Fiz que procurava o recibo e falei: Não estou encontrando, mas vamos até o banco comigo pois tenho certeza que vão lembrar de mim.
– E você não tem nenhuma droga ai? Tem muito trafico de pedras preciosas por aqui também… Porque viaja sozinho?
– Não to viajando sozinho, to indo encontrar com um amigo meu. (E mostrei o telefone do meu tio que mora em Caracas. ) Quer ligar pare ele?
– Olha aqui, não queremos problemas. Você esta sem alguns recibos importante. Você deixa um presente para a gente e te deixamos ir, ok?!

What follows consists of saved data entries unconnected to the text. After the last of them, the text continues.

static int select_mask_b(const rsa_layout* l, int blk, const uint8_t* neighbor, int top_k, float p_remain,
                         const rsa_buffers* buf, void* stream) {
    int st = rsa_check_layout_b(l, blk);
    if (st != RSA_OK) return st;
    if (!buf || !buf->scores || !buf->unrel || !buf->probs || !buf->w || !buf->R || !buf->bitmask || !buf->cols ||
        !buf->counts || top_k < 0)
        return RSA_ERR_BAD_ARG;
    if (l->NBv == 0) return RSA_OK;
    SelectArgs a;
    a.scores = buf->scores; a.unrel = buf->unrel; a.neighbor = neighbor;
    a.probs = buf->probs; a.w = buf->w; a.R = buf->R; a.bitmask = buf->bitmask; a.cols = buf->cols;
    a.counts = buf->counts;
    a.NBv = l->NBv; a.n_txt = l->n_txt; a.NS = l->NBv + l->n_txt; a.L = l->NBv + (l->n_txt > 0 ? 1 : 0);
    int n2 = 64;
    while (n2 < a.L) n2 <<= 1;
    a.N2 = n2; a.NB_total = l->NB_total; a.NW = (l->NB_total + 31) / 32;
    a.text_end_block = l->text_end_block; a.ffb = l->first_frame_blocks; a.top_k = top_k;
    a.thr = p_remain;
    a.blk = (float)blk;
    a.scale = (float)(1.0 / sqrt((double)l->D));
    a.rows_total = l->B * l->H * l->NBv;
    a.use_prefix = g_rsa_k3_prefix;
    a.et_len = (a.n_txt + 3) & ~3;
    if (a.et_len < 2 * RSA_SEL_CAP) a.et_len = 2 * RSA_SEL_CAP;
    const size_t per_wave = (((size_t)a.et_len * 4 + (size_t)((a.L + 3) & ~3) * 4 + (size_t)((a.NB_total + 7) & ~7)) + 15) &
                            ~(size_t)15;
    a.lds_per_wave = (int)per_wave;
    const size_t lds = per_wave * 4;
    hipStream_t s = static_cast<hipStream_t>(stream);
    if (g_rsa_k3_long || lds > 64 * 1024 || n2 > 4096 || a.NB_total > n2 + 63) {
        if (n2 > 8192 || a.NB_total > 8192) return RSA_ERR_UNSUPPORTED;
        const size_t lds_long = (((size_t)a.NS * 4 + 15) & ~(size_t)15) + (size_t)n2 * 8 + (((size_t)a.NB_total + 15) & ~(size_t)15);
        if (lds_long > 150 * 1024) return RSA_ERR_UNSUPPORTED;
        (void)hipFuncSetAttribute(reinterpret_cast<const void*>(select_mask_long_kernel), hipFuncAttributeMaxDynamicSharedMemorySize, (int)lds_long);
        (void)hipGetLastError();
        select_mask_long_kernel<<<dim3((unsigned)a.rows_total), 256, lds_long, s>>>(a);
        return rsa_launch_status();
    }
    dim3 grid((unsigned)((a.rows_total + 3) / 4));
    const int need = top_k > RSA_SEL_CAP / 2 ? top_k : RSA_SEL_CAP / 2;
    const bool two_pass = a.use_prefix && n2 / 64 > RSA_SEL_CAP / 64 && need <= RSA_SEL_CAP && a.L > RSA_SEL_CAP;
#define RSA_K3(K) \
    do { \
        if (two_pass) { \
            select_mask_kernel<K, 0><<<grid, 256, lds, s>>>(a); \
            select_mask_kernel<K, 1><<<grid, 256, lds, s>>>(a); \
        } else { \
            select_mask_kernel<K, 2><<<grid, 256, lds, s>>>(a); \
        } \
    } while (0)
    switch (n2 / 64) {
        case 1: select_mask_kernel<1, 2><<<grid, 256, lds, s>>>(a); break;
        case 2: select_mask_kernel<2, 2><<<grid, 256, lds, s>>>(a); break;
        case 4: select_mask_kernel<4, 2><<<grid, 256, lds, s>>>(a); break;
        case 8: RSA_K3(8); break;
        case 16: RSA_K3(16); break;
        case 32: RSA_K3(32); break;
        default: RSA_K3(64); break;
    }
#undef RSA_K3
    st = rsa_launch_status();
    if (st != RSA_OK) return st;
    return st;
}
extern "C" int rsa_select_mask(const rsa_layout* l, const uint8_t* neighbor, int top_k, float p_remain,
                               const rsa_buffers* buf, void* stream) {
    return select_mask_b(l, RSA_BLOCK, neighbor, top_k, p_remain, buf, stream);
}
extern "C" int rsa_select_mask_ex(const rsa_layout_ex* lx, const uint8_t* neighbor, int top_k, float p_remain,
// ... 11 lines not shown
    dim3 grid((l->NBv + 31) / 32, l->B * l->H);
    if (g_rsa_k4_split == 2 || (g_rsa_k4_split == 1 && (long)grid.x * grid.y >= 512)) {
        if (l->D == 128) compensation_split_kernel<128><<<grid, 256, 0, s>>>(buf->w, buf->vbar, buf->comp, l->NBv, L, l->NB_total);
        else compensation_split_kernel<64><<<grid, 128, 0, s>>>(buf->w, buf->vbar, buf->comp, l->NBv, L, l->NB_total);
        return rsa_launch_status();
    }
    if (l->D == 128) compensation_kernel<128><<<grid, 256, 0, s>>>(buf->w, buf->vbar, buf->comp, l->NBv, L, l->NB_total);
    else compensation_kernel<64><<<grid, 128, 0, s>>>(buf->w, buf->vbar, buf->comp, l->NBv, L, l->NB_total);
    return rsa_launch_status();
}
extern "C" int rsa_compensation(const rsa_layout* l, const rsa_buffers* buf, void* stream) {
    return compensation_b(l, RSA_BLOCK, buf, stream);
}
extern "C" int rsa_compensation_ex(const rsa_layout_ex* lx, const rsa_buffers* buf, void* stream) {
    return rsa_layout_ex_ok(lx) ? compensation_b(&lx->base, lx->block, buf, stream) : RSA_ERR_BAD_ARG;
}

– Amigo, eu sei que não fiz nada de errado. A Venezuela acabou de entrar para o Mercosul. O turismo vai aumentar, isto vai melhorar a economia local…Blablabla…
– Vai chorar? Paga só um jantar então!!
– Eu tenho que pagar? Se tiver eu pago, pois vocês tem armas (querendo dizer, vocês estão me roubando), e o que eu vou fazer quanto a isto?! Mas não gostaria de pagar pois estou com o dinheiro contado e sei que não fiz nada de errado…
– TABOM, pode ir!
Quarenta minutos depois estava eu saindo, sem pagar nada. Eles jogaram o famoso jogo de um ser o bonzinho e o outro o malvado. Não contaram com minha paciência.
Mas paciência tem limites. O Bonzinho veio dizer que não tinha mais ônibus naquele dia, nem para o dia seguinte no almoço. Mas que como ele dormiria ali, poderia conseguir uma passagem para mim quando abrisse a rodoviaria. Agradeci e disse que provavelmente voltaria para o Brasil.
Ali tinha terminado qualquer duvida se eu conheceria a região da Gran Sabana. É uma das regiões mais bonitas do país, um ecossistema único, sem falar no Monte Roraima, mas eu estava farto, e queria sair o quanto antes dali para não ter que encontrar com os soldados novamente.
Os dois onibus chegaram no final da tarde e estava lotados. Ainda tentei falar diretamente com o motorista, dizer que estava sozinho, caso sobrasse algum lugar. Ele me apontou para diversas pessoas que também estavam sozinhas e tinham ido falar com ele.
Já pensava em ir procurar um hotel, quando apareceu um cara que iria até San Felix, mesma direção que eu queria ir. Ele tinha que viajar de qualquer maneira, e me cobrou a passagem do onibus mas o valor de pendurar uma rede num hotel barato. La fomos nós, viajando a noite inteira pelas ótimas estradas da venezuela. Muitas paradas de controle do exercito, revistaram minha mochila outras vezes mas sem tentativa de corrupção.
Além de não ter conhecido, sinto por não ter visto a paisagem da região, mas a vontade de sair dali falou mais alto. Chegeui em San Felix antes do amanhecer e já arranjei um transtorte, agora mais rápido, até Ciudad Bolivar.